Video work by Forcefield and a live music performance by Termination
Gnome will galvanize obsolete analogue signal-processors and defunct electronics.
Paper Rad and their robot, Dr. Doo, will create an exuberant and psychedelic spectacle using material
from the Internet, television, video games, and advertising.
The event also includes rarely-screened video by technical pioneers who
were among the first to experiment with analogue sound and image.
Live performances:
Cory Arcangel and Alex Galloway (Beige/RSG)
Termination Gnome (formerly of Forcefield)
Dr. Doo (Paper
Rad)
New Tech Lo-Fi Screening:
Forcefield:
Video II, 1996, 2:10 min, color, sound
Ara Peterson: 12 Ball, 1996, 16mm, 5 min, b&w, sound
Forcefield:
Berry Face, 2002, 3:51 min, color, sound
Paper Rad:
PjVidz #1: Color Vision, 2003, 30:50 min, color, sound (excerpt)
Synaesthetic Video Revival:
Stan VanDerBeek:
Selected Works I, 1976-77, 48:30 min, color, sound (excerpt)
Eric Siegel:
Tomorrow Never Knows, 1968, 3:10 min, color, sound
Dan Sandin:
Spiral 5 PTL, 1980-1, 7 min, color, sound
Steina and Woody
Vasulka: Discs, 1970, 5:24 min, b&w, sound
For detailed information on these artists and works, please see EAIÕs Online
Catalogue:
http://www.eai.org.
About the artists
Beige and Radical Software Group are loosely defined ensembles of artists
and programmers working collaboratively in digital media. Beige has produced
videos, Web projects, and modified Nintendo video game cartridges. Radical
Software Group, or RSG, (named for Radical Software, the seminal 1970’s
magazine) has focused on network environments and interface design, including
the award-winning software tool Carnivore. The work of both groups has
been shown at the Whitney Museum of American Art, PS 1, Eyebeam, and the
Museum of Contemporary Art, Chicago.
Forcefield, an artist collective from Providence, Rhode Island, has forged
an interdisciplinary practice that includes music, performance, installation,
textiles, printmaking, and video. Collapsing the neo-primitivist and the
futurist, Forcefield's patchwork aesthetic suggests the detritus of the
post-nuclear future, the recent past, and the post-industrial present.

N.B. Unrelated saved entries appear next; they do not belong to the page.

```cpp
extern "C" int imx_adam_update_norm(int64_t n, float* p, const float* g, float* m, float* v, float* state8, const float* kl_d,
                                    float desired_kl, float max_norm, float beta1, float beta2, float eps, void* scratch_d,
                                    size_t scratch_bytes, imx_stream_t stream) {
    IMX_REQUIRE(n > 0 && p && g && m && v && state8 && scratch_d, "imx_adam_update_norm: bad arguments");
    const int G = adam_norm_blocks(n);
    IMX_REQUIRE(scratch_bytes >= ((size_t)G + 1) * sizeof(float), "imx_adam_update_norm: scratch too small (see imx_adam_norm_scratch_bytes)");
    hipLaunchKernelGGL(k_adam_norm_prepare, dim3((unsigned)G), dim3(ADAM_NORM_BLOCK), 0, (hipStream_t)stream, n, g, state8, kl_d, desired_kl,
                       max_norm, beta1, beta2, (float*)scratch_d);
    const unsigned grid = (unsigned)std::min<int64_t>((n + 255) / 256, 2048);
    hipLaunchKernelGGL(k_adam_apply, dim3(grid), dim3(256), 0, (hipStream_t)stream, n, p, g, m, v, (const float*)state8, beta1,
                       beta2, eps);
    IMX_HIP(hipGetLastError());
    return 0;
}

struct GatherArgs {
    const float* src[12];
    float* dst[12];
    int width[12];
    int dpitch[12];
    int offset[13];
    int n;
};
__global__ void __launch_bounds__(256) k_gather_rows(int64_t M, const int64_t* __restrict__ idx, GatherArgs a) {
    const int lane = threadIdx.x & 63;
    const int64_t wave = ((int64_t)blockIdx.x * blockDim.x + threadIdx.x) >> 6, nw = ((int64_t)gridDim.x * blockDim.x) >> 6;
    for (int64_t r0 = 2 * wave; r0 < M; r0 += 2 * nw) {
        const int64_t r1 = r0 + 1;
        const bool two = r1 < M;
        const int64_t s0 = idx[r0], s1 = two ? idx[r1] : 0;
        for (int k = 0; k < a.n; ++k) {
            const int w = a.width[k], dp = a.dpitch[k];
            const float* __restrict__ src = a.src[k];
            float* __restrict__ dst = a.dst[k];
            for (int c = lane; c < w; c += 64) {
                const float v0 = src[s0 * w + c];
                const float v1 = two ? src[s1 * w + c] : 0.0f;
                dst[r0 * dp + c] = v0;
                if (two) dst[r1 * dp + c] = v1;
            }
        }
    }
}

// ... 158 lines not shown
```

isaaclab_amd/rsl_rl/ppo.py:

```python

from __future__ import annotations

import ctypes
import os

import torch
import torch.distributed as dist
import torch.nn as nn
import torch.nn.functional as F

from .. import _lib
from .._lib import check, lib
from .storage import RolloutStorage


class _FusedPPOLoss(torch.autograd.Function):
    @staticmethod
    def forward(ctx, mu, sigma, value, actions, old_logp, old_mu, old_sigma, adv, ret, old_value, clip, clipped, vcoef, ecoef):
        L = lib()
        M, A = mu.shape
        mu_c, sg_c, v_c = mu.contiguous(), sigma.contiguous(), value.contiguous()
        args = [t.contiguous() for t in (actions, old_logp, old_mu, old_sigma, adv, ret, old_value)]
        actions, old_logp, old_mu, old_sigma, adv, ret, old_value = args
        out8 = torch.empty(8, device=mu.device)
        scratch = torch.empty(int(L.imx_ppo_scratch_bytes(M)), dtype=torch.uint8, device=mu.device)
        check(L.imx_ppo_loss_fwd(M, A, mu_c.data_ptr(), sg_c.data_ptr(), A, actions.data_ptr(), old_logp.data_ptr(),
                                 old_mu.data_ptr(), old_sigma.data_ptr(), adv.data_ptr(), ret.data_ptr(), v_c.data_ptr(),
                                 old_value.data_ptr(), float(clip), int(clipped), float(vcoef), float(ecoef),
                                 out8.data_ptr(), None, scratch.data_ptr(), _lib.current_stream(mu.device)))
        ctx.save_for_backward(mu_c, sg_c, v_c, actions, old_logp, adv, ret, old_value)
        ctx.cfg = (float(clip), int(clipped), float(vcoef), float(ecoef))
        stats = out8[:4]
        ctx.mark_non_differentiable(stats)
        return out8[4], stats

    @staticmethod
    def backward(ctx, g_loss, _g_stats):
        mu, sigma, value, actions, old_logp, adv, ret, old_value = ctx.saved_tensors
        clip, clipped, vcoef, ecoef = ctx.cfg
        M, A = mu.shape
        dmu, dsigma, dvalue = torch.empty_like(mu), torch.empty_like(sigma), torch.empty_like(value)
        check(lib().imx_ppo_loss_bwd(M, A, mu.data_ptr(), sigma.data_ptr(), A, actions.data_ptr(), old_logp.data_ptr(),
                                     adv.data_ptr(), ret.data_ptr(), value.data_ptr(), old_value.data_ptr(), clip, clipped,
                                     vcoef, ecoef, 1.0, dmu.data_ptr(), dsigma.data_ptr(), dvalue.data_ptr(),
# ... 178 lines not shown

FUSED_L0 = os.getenv("IMX_FUSED_L0", "1") != "0"
FUSED_HEAD = os.getenv("IMX_FUSED_HEAD", "0")
LOSS_ON_SIDE = os.getenv("IMX_LOSS_ON_SIDE", "1") == "1"


def fused_first_layer_ok(x: torch.Tensor, w: torch.Tensor) -> bool:
    return (x.is_cuda and x.dtype == torch.float32 and x.stride(1) == 1 and w.is_contiguous() and w.shape[1] == x.shape[1]
            and x.shape[1] <= FUSED_FIRST_LAYER_MAX_K and FUSED_L0)


def mlp_scratch(layers, M: int, device) -> torch.Tensor:
    n = max(int(lib().imx_mlp_scratch_bytes(M, lin.out_features, lin.in_features)) for lin, _ in layers)
    return torch.empty(n, dtype=torch.uint8, device=device)


class DeferredReductions:

    def __init__(self, layers, M: int, device):
        import ctypes

        L = lib()
        self.scratch = [torch.empty(int(L.imx_mlp_scratch_bytes(M, lin.out_features, lin.in_features)), dtype=torch.uint8, device=device)
                        for lin, _ in layers]
        h = ctypes.c_void_p()
        check(L.imx_reduce_batch_create(ctypes.byref(h)))
        self.handle = h

    def __del__(self):
        try:
            lib().imx_reduce_batch_destroy(self.handle)
        except Exception:
            pass


def _head_bwd_args(scratch, which="a"):
    mode = FUSED_HEAD
    if mode == "0" or (mode == "c" and which != "c") or (mode == "a" and which != "a"):
        return None
    if isinstance(scratch, DeferredReductions):
        return {"scratch": scratch.scratch[-1], "batch": scratch.handle}
    return {"scratch": scratch, "batch": None}


def mlp_forward(layers, x, out=None, head_loss=None, first=None):
    saved = [x]
    h = x
    pending_elu = None
    for li, (lin, act) in enumerate(layers):
        if li == 0 and first is not None:
            h = first
            saved.append(h)
            continue
        if act is None and _is_head(lin, h):
            if out is not None and li == len(layers) - 1:
                z = out
            else:
                z = torch.empty(h.shape[0], lin.out_features, device=h.device, dtype=h.dtype)
            fb = head_loss.get("bwd") if head_loss is not None and li == len(layers) - 1 else None
            if (fb is not None and lin.in_features in (128, 256) and lin.out_features <= 16 and h.stride(0) % 4 == 0
                    and (pending_elu is not None or li == 0 or layers[li - 1][1] is None)):
                scr = fb["scratch"]
                dprev = torch.empty(h.shape[0], lin.in_features, device=h.device, dtype=h.dtype)
                check(lib().imx_mlp_head_fwd_bwd(h.shape[0], lin.in_features, lin.out_features, h.data_ptr(), h.stride(0), lin.weight.data_ptr(),
                                                 lin.bias.data_ptr(), z.data_ptr(), int(pending_elu is not None), float(pending_elu or 0.0),
                                                 ctypes.byref(head_loss["loss"]), dprev.data_ptr(), lin.weight.grad.data_ptr(),
# ... 15 lines not shown
        else:
            if pending_elu is not None:
                h = F.elu(h, alpha=pending_elu, inplace=True)
                pending_elu = None
            if li == 0 and isinstance(act, nn.ELU) and li + 1 < len(layers) - 1 and fused_first_layer_ok(h, lin.weight):
                z = torch.empty(h.shape[0], lin.out_features, device=h.device)
                check(lib().imx_mlp_fwd_elu(h.shape[0], lin.out_features, lin.in_features, h.data_ptr(), h.stride(0), lin.weight.data_ptr(),
                                            lin.bias.data_ptr(), float(act.alpha), 1, z.data_ptr(), z.stride(0), _lib.current_stream(h.device)))
                h = z
                saved.append(h)
                continue
            z = torch.addmm(lin.bias, h, lin.weight.t())
        if act is None:
            h = z
        elif isinstance(act, nn.ELU):
            nxt = layers[li + 1][0] if li + 1 < len(layers) else None
            if nxt is not None and layers[li + 1][1] is None and _is_head(nxt, z) and li + 1 == len(layers) - 1:
                pending_elu = float(act.alpha)
                h = z
            else:
                h = F.elu(z, alpha=act.alpha, inplace=True)
            saved.append(h)
        else:
            h = act(z)
            saved.append((z, h))
    if pending_elu is not None:
        h = F.elu(h, alpha=pending_elu, inplace=True)
    if out is not None and h is not out:
        out.copy_(h)
        h = out
    return h, saved


def mlp_backward(layers, saved, dout, scratch=None, head_dprev=None):
    L = lib()
    M = dout.shape[0]
    if scratch is None:
        scratch = mlp_scratch(layers, M, dout.device)
    stream = _lib.current_stream(dout.device)
    deferred = scratch if isinstance(scratch, DeferredReductions) else None
    if deferred is not None:
        check(L.imx_reduce_batch_begin(deferred.handle))
    try:
        _mlp_backward_layers(L, layers, saved, dout, M, scratch, deferred, stream, head_dprev)
    finally:
        if deferred is not None:
            check(L.imx_reduce_batch_flush(deferred.handle, stream))


def _mlp_backward_layers(L, layers, saved, dout, M, scratch, deferred, stream, head_dprev=None):
    d = dout
    pending = None
    top = len(layers) - 1
    if head_dprev is not None:
        d, top = head_dprev, top - 1
    for i in range(top, -1, -1):
        lin, _ = layers[i]
        x = saved[i] if not isinstance(saved[i], tuple) else saved[i][1]
        prev_act = layers[i - 1][1] if i > 0 else None
        N, K = lin.out_features, lin.in_features
        scr = deferred.scratch[i] if deferred is not None else scratch
        if pending is not None:
            dh, h, alpha = pending
            pending = None
            d = torch.empty_like(dh) if i > 0 else None
            check(L.imx_mlp_dw_elu(M, N, K, dh.data_ptr(), dh.stride(0), h.data_ptr(), h.stride(0), float(alpha),
                                   _lib.ptr(d), N, x.data_ptr(), x.stride(0), lin.weight.grad.data_ptr(),
                                   lin.bias.grad.data_ptr(), scr.data_ptr(), scr.numel(), stream))
        else:
            if not d.is_contiguous():
                d = d.contiguous()
            if i > 0 and _is_head(lin, x) and (prev_act is None or isinstance(prev_act, nn.ELU)):
                dprev = torch.empty(M, K, device=d.device, dtype=d.dtype)
                check(L.imx_mlp_head_bwd(M, K, N, d.data_ptr(), x.data_ptr(), x.stride(0), lin.weight.data_ptr(),
                                         float(prev_act.alpha) if prev_act is not None else 0.0, int(prev_act is not None),
                                         dprev.data_ptr(), lin.weight.grad.data_ptr(), lin.bias.grad.data_ptr(),
                                         scr.data_ptr(), scr.numel(), stream))
                d = dprev
                continue
            check(L.imx_mlp_dw(M, N, K, d.data_ptr(), d.stride(0), x.data_ptr(), x.stride(0), lin.weight.grad.data_ptr(),
                               lin.bias.grad.data_ptr(), scr.data_ptr(), scr.numel(), stream))
        if i > 0:
            dx = torch.mm(d, lin.weight)
            if isinstance(prev_act, nn.ELU) and dx.stride(1) == 1 and saved[i].stride(1) == 1:
                pending = (dx, saved[i], prev_act.alpha)
            elif isinstance(prev_act, nn.ELU):
                d = torch.ops.aten.elu_backward(dx, prev_act.alpha, 1.0, 1.0, True, saved[i])
            elif prev_act is None:
                d = dx
            else:
                z, h = saved[i]
                d = _act_backward(prev_act, dx, z, h)


def _act_backward(act, dh, z, h):
    if isinstance(act, nn.Identity):
        return dh
    if isinstance(act, nn.Tanh):
        return torch.ops.aten.tanh_backward(dh, h)
    if isinstance(act, nn.Sigmoid):
        return torch.ops.aten.sigmoid_backward(dh, h)
    if isinstance(act, nn.ReLU):
        return torch.ops.aten.threshold_backward(dh, h, 0)
    if isinstance(act, nn.LeakyReLU):
        return torch.ops.aten.leaky_relu_backward(dh, z, act.negative_slope, False)
    if isinstance(act, nn.SELU):
        return torch.ops.aten.elu_backward(dh, 1.6732632423543772848170429916717, 1.0507009873554804934193349852946, 1.0, False, z)
    with torch.inference_mode(False), torch.enable_grad():
        zz = z.clone().requires_grad_(True)
        (d,) = torch.autograd.grad(act(zz), zz, dh.clone())
    return d
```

Since their appearance in the Whitney Biennial of 2002, their work has
been shown at the Contemporary Museum of Honolulu, the Museo de Arte Reina
Sofia, and the 2003 Lyon Biennal.
At once affirmative and critical, the work of artist collective Paper
Rad reprograms references to popular culture with a neo-primitivist, digital
aesthetic. The group also works in sound and music, clothing design, photography,
comics, and writing. In keeping with their emphasis on current pop culture
and media, the group presents ongoing Paper Rad activities and output
via an eye-popping Web site (www.paperrad.org). Their work has been shown
at the Museum of Contemporary Art in Chicago, the Institute of Contemporary
Art in London, and Tate Britain, and they have performed at music venues
and film festivals throughout the US.
The Synaesthetic Video Revival presents the work of Dan Sandin, Eric Siegel,
Stan VanDerBeek, and the Vasulkas, who are major figures in video history.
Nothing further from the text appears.